El nuevo Comité Permanente nombrado ayer, la cúpula del PCCh, tendrá también la misión de revitalizar la economía, fundamental para la legitimidad del régimen, y para ello Xi ha optado por aupar al número dos de su escalafón a Li Qiang, que llevaba las riendas del mayor polo empresarial del país, Shanghái.
El mandatario habló de los “desafíos globales” y de responder a ellos impulsando “los valores comunes de toda la humanidad”, con Pekín asegurando que su sistema socialista también es “una democracia que funciona”, mejor incluso que los países occidentales, a los que considera en declive. El líder chino aseveró que “la gloria está cuando se supera la adversidad”, augurio según los analistas de que vienen curvas y que el PCCh tirará de mano dura para mantener el control social, su prioridad.
La crisis de Taiwán estuvo presente en el cónclave y se incluyó en los estatutos del partido una resolución para “rechazar” una declaración de independencia de la isla y “oponerse tanto a los separatistas como a quienes lanzan burdas provocaciones desde el exterior”.

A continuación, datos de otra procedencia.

-    const int* cts = p.cls_task_start + ((size_t)pair * p.ncell + c) * (NID_NCLS + 1);
-    for (int i = threadIdx.x; i <= NID_NCLS; i += blockDim.x) s_cts[i] = cts[i];
-    for (int i = threadIdx.x; i <= NS; i += blockDim.x) s_span[i] = p.span_start[i];
-    if (NID_FEW_BINS(B)) for (int i = threadIdx.x; i < 1024; i += blockDim.x) wl[i] = p.lut_w[i];
-    __syncthreads();
-    const bool pairs = (B & 1) == 0;
-    const int tpr = pairs ? B >> 1 : B;
-    const int ng = NT / tpr;
-    const int tfirst = s_cts[0], tlast = s_cts[NID_NCLS], ntask = tlast - tfirst;
-    if ((int)threadIdx.x <= ng) {
-      int bnd = tlast;
-      if ((int)threadIdx.x < ng) {
-        const int target = tfirst + (int)(((long long)threadIdx.x * ntask) / ng);
-        int lo = 0, hi = NID_NCLS;
-        while (hi - lo > 1) {
-          const int mid = (lo + hi) >> 1;
-          if (s_cts[mid] <= target) lo = mid; else hi = mid;
-        }
-        bnd = s_cts[lo] + ((target - s_cts[lo]) / NID_ASM_CHUNK) * NID_ASM_CHUNK;
-      }
-      s_bnd[threadIdx.x] = bnd;
-    }
-    for (int i = threadIdx.x; i < NID_NCLS * B; i += blockDim.x) {
-      const int v = (int)(((unsigned)i * ((1048576u + (unsigned)B - 1u) / (unsigned)B)) >> 20);
-      if (s_cts[v + 1] == s_cts[v]) hvs[i] = 0.0;
-    }
-    __syncthreads();
-    const int g = threadIdx.x / tpr, tt = (threadIdx.x % tpr) * (pairs ? 2 : 1);
-    double* Gjob = p.G + (size_t)job * p.g_stride * B;
-    if (g < ng && s_bnd[g] < s_bnd[g + 1]) {
-      int t = s_bnd[g];
-      const int tend = s_bnd[g + 1];
-      int v;
-      {
-        int lo = 0, hi = NID_NCLS;
-        while (hi - lo > 1) {
-          const int mid = (lo + hi) >> 1;
-          if (s_cts[mid] <= t) lo = mid; else hi = mid;
-        }
-        v = lo;
-      }
-      int cend = s_cts[v + 1];
-      bool multi = cend - s_cts[v] > NID_ASM_CHUNK;
-      int seg0 = t, nxt = min(cend, seg0 + NID_ASM_CHUNK);
-      const double* gp = Gjob + (size_t)t * B + tt;
-      double a0 = 0.0, a1 = 0.0;
-      auto close_segment = [&]() {
-        double* dst = multi ? Gjob + (size_t)seg0 * B + tt : hvs + v * B + tt;
-        if (pairs) *reinterpret_cast<double2*>(dst) = make_double2(a0, a1);
-        else *dst = a0;
-        a0 = 0.0; a1 = 0.0;
-      };
-      auto next_segment = [&]() {
-        seg0 = nxt;
-        if (nxt == cend) {
-          do v++; while (s_cts[v + 1] == s_cts[v]);
-          cend = s_cts[v + 1];
-          multi = cend - s_cts[v] > NID_ASM_CHUNK;
-        }
-        nxt = min(cend, seg0 + NID_ASM_CHUNK);
-      };
-      if (pairs) {
-        while (t < tend) {
-          const int rem = tend - t;
-          double2 x[8];
-#pragma unroll
-          for (int i = 0; i < 8; i++) x[i] = (i < rem) ? *reinterpret_cast<const double2*>(gp + i * B) : make_double2(0.0, 0.0);
-#pragma unroll
-          for (int i = 0; i < 8; i++) {
-            if (i < rem) {
-              if (t + i >= nxt) { close_segment(); next_segment(); }
-              a0 += x[i].x; a1 += x[i].y;
-            }
-          }
-          t += 8;
-          gp += 8 * B;
-        }
-      } else {
-        while (t < tend) {
-          const int rem = tend - t;
-          double x[NID_ASM_BATCH];
-#pragma unroll
-          for (int i = 0; i < NID_ASM_BATCH; i++) x[i] = (i < rem) ? __ldcs(gp + i * B) : 0.0;
-#pragma unroll
-          for (int i = 0; i < NID_ASM_BATCH; i++) {
-            if (i < rem) {
-              if (t + i >= nxt) { close_segment(); next_segment(); }
-              a0 += x[i];
-            }
-          }
-          t += NID_ASM_BATCH;
-          gp += NID_ASM_BATCH * B;
-        }
-      }
-      close_segment();
-    }
-    __syncthreads();
-    if (g < ng) {
-      for (int v = g; v < NID_NCLS; v += ng) {
-        const int m = s_cts[v + 1] - s_cts[v];
-        if (m <= NID_ASM_CHUNK) continue;
-        const int nch = (m + NID_ASM_CHUNK - 1) / NID_ASM_CHUNK;
-        const double* gp = Gjob + (size_t)s_cts[v] * B + tt;
-        double a0 = 0.0, a1 = 0.0;
-        for (int j0 = 0; j0 < nch; j0 += 8) {
-          double2 x[8];
-#pragma unroll
-          for (int i = 0; i < 8; i++) {
-            x[i] = make_double2(0.0, 0.0);
-            if (j0 + i < nch) {
-              const double* q = gp + (size_t)(j0 + i) * NID_ASM_CHUNK * B;
-              if (pairs) x[i] = __ldcg(reinterpret_cast<const double2*>(q));
-              else x[i].x = __ldcg(q);
-            }
-          }
-#pragma unroll
-          for (int i = 0; i < 8; i++)
-            if (j0 + i < nch) { a0 += x[i].x; a1 += x[i].y; }
-        }
-        if (pairs) *reinterpret_cast<double2*>(hvs + v * B + tt) = make_double2(a0, a1);
-        else hvs[v * B + tt] = a0;
-      }
-    }
-  }
-  __syncthreads();
-  {
-    const unsigned mdiv = (1048576u + (unsigned)B - 1u) / (unsigned)B;
-    for (int item = threadIdx.x; item < 4 * BB; item += blockDim.x) {
-      const int kk = item / BB, idx = item - kk * BB;
-      {
-        const int r = (int)(((unsigned)idx * mdiv) >> 20), tt = idx - r * B;
-        const int k = r - kk;
-        double a = 0.0;
-        if (k >= 0 && k < NS) {
-          const int vlo = s_span[k], vhi = s_span[k + 1];
-          const double* ph = hvs + vlo * B + tt;
-          int n = vhi - vlo;
-          if (NID_FEW_BINS(B)) {
-            const double* pw = wl + 4 * vlo + kk;
-            for (; n >= 4; n -= 4, pw += 16, ph += 4 * B) {
-              a = fma(pw[0], ph[0], a); a = fma(pw[4], ph[B], a); a = fma(pw[8], ph[2 * B], a); a = fma(pw[12], ph[3 * B], a);
-            }
-            for (; n > 0; n--, pw += 4, ph += B) a = fma(pw[0], ph[0], a);
-          } else {
-            const double* pw = p.lut_w + 4 * vlo + kk;
-            for (; n > 0; n--, pw += 4, ph += B) a = fma(__ldg(pw), ph[0], a);
-          }
-        }
-        part[kk * BB + idx] = a;
-      }
-    }
-  }
-  const int ngt = max(1, 128 / B);
-  if ((int)threadIdx.x < ngt * B) {
-    const int g = threadIdx.x / B, tt = threadIdx.x % B;
-    double a = 0.0;
-    for (int v = g; v < NID_NCLS; v += ngt) a += hvs[v * B + tt];
-    red[threadIdx.x] = a;
-  }
-  __syncthreads();
-  for (int idx = threadIdx.x; idx < BB; idx += blockDim.x) {
-    const double a = ((part[idx] + part[BB + idx]) + part[2 * BB + idx]) + part[3 * BB + idx];
-    const double q = a / (double)nc;
-    Pall[idx] = q;
-    const double lg = (q < kSigma) ? 0.0 : log2(q);
-    part[BB + idx] = -(q * lg);
-    part[idx] = (q < kSigma) ? 0.0 : 1.0 + lg;
-  }
-  if ((int)threadIdx.x >= NT - B) {
-    const int tt = threadIdx.x - (NT - B);
-    double a = 0.0;
-    for (int g = 0; g < ngt; g++) a += red[g * B + tt];
-    const double q = a / (double)nc;
-    Pall[BB + tt] = q;
-    const double lg = (q < kSigma) ? 0.0 : log2(q);
-    red[B + tt] = -(q * lg);
-    red[tt] = (q < kSigma) ? 0.0 : 1.0 + lg;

En lo económico-social, Xi quiso calmar las aguas al garantizar la vigencia del proceso de “reforma y apertura” mediante el que China se ha desarrollado desde los 80, y prometió “oportunidades para todos” porque “China no se puede desarrollar sin el mundo, y el mundo también necesita a China”. No obstante, los expertos no auguran recetas liberales sino más bien autosuficiencia, marxismo y nacionalismo para reducir los desequilibrios y desigualdades que aún caracterizan el modelo chino.
Por el momento, las bolsas no parecen haber acogido con optimismo el resultado del Congreso, y el índice de referencia de la Bolsa de Hong Kong, el Hang Seng, perdió ayer un 6,4%, por debajo incluso del nivel de algunas jornadas de finales de 2008, durante el estallido de la crisis financiera global.
Ai Weiwei critica una cúpula que “no muestra tener sentimientos”
El artista y activista chino Ai Weiwei dijo que el mediático momento protagonizado por el expresidente Hu Jintao siendo escoltado fuera del congreso del Partido Comunista de este fin de semana refleja “la lucha interna por el poder” en China. Ese momento “muestra la profunda realidad del núcleo de la sociedad comunista” y es “un muy pequeño vistazo” a “la continua lucha interna por el poder” en el partido desde su fundación en 1921, dijo Ai.
El artista conoció personalmente a Hu, quien asistió al funeral del padre de Ai y al que calificó como “un hombre muy calmado y razonable, pese a ser el líder del Partido Comunista”, y al que asegura que algunos veían como un líder “muy blando”. “Sólo unos segundos sirven para reflejar la expulsión forzosa de un presidente”, guiado por la escolta del presidente y con el gesto simbólico de no dejarle mirar los papeles frente a él, “donde se supone que están escritos los nombres de la nueva cúpula de Xi”, mientras a su alrededor “nadie se movió ni pestañeó”, señaló.
El activista chino cree que la escena “muestra a la cúpula de un Gobierno central o unos líderes desarraigados. Una gran nación de 1.400 millones de personas controlada por un grupo de gente que no tiene respeto, no sólo por las normas, sino que ni siquiera muestran tener sentimientos personales, emociones o siquiera amistad”.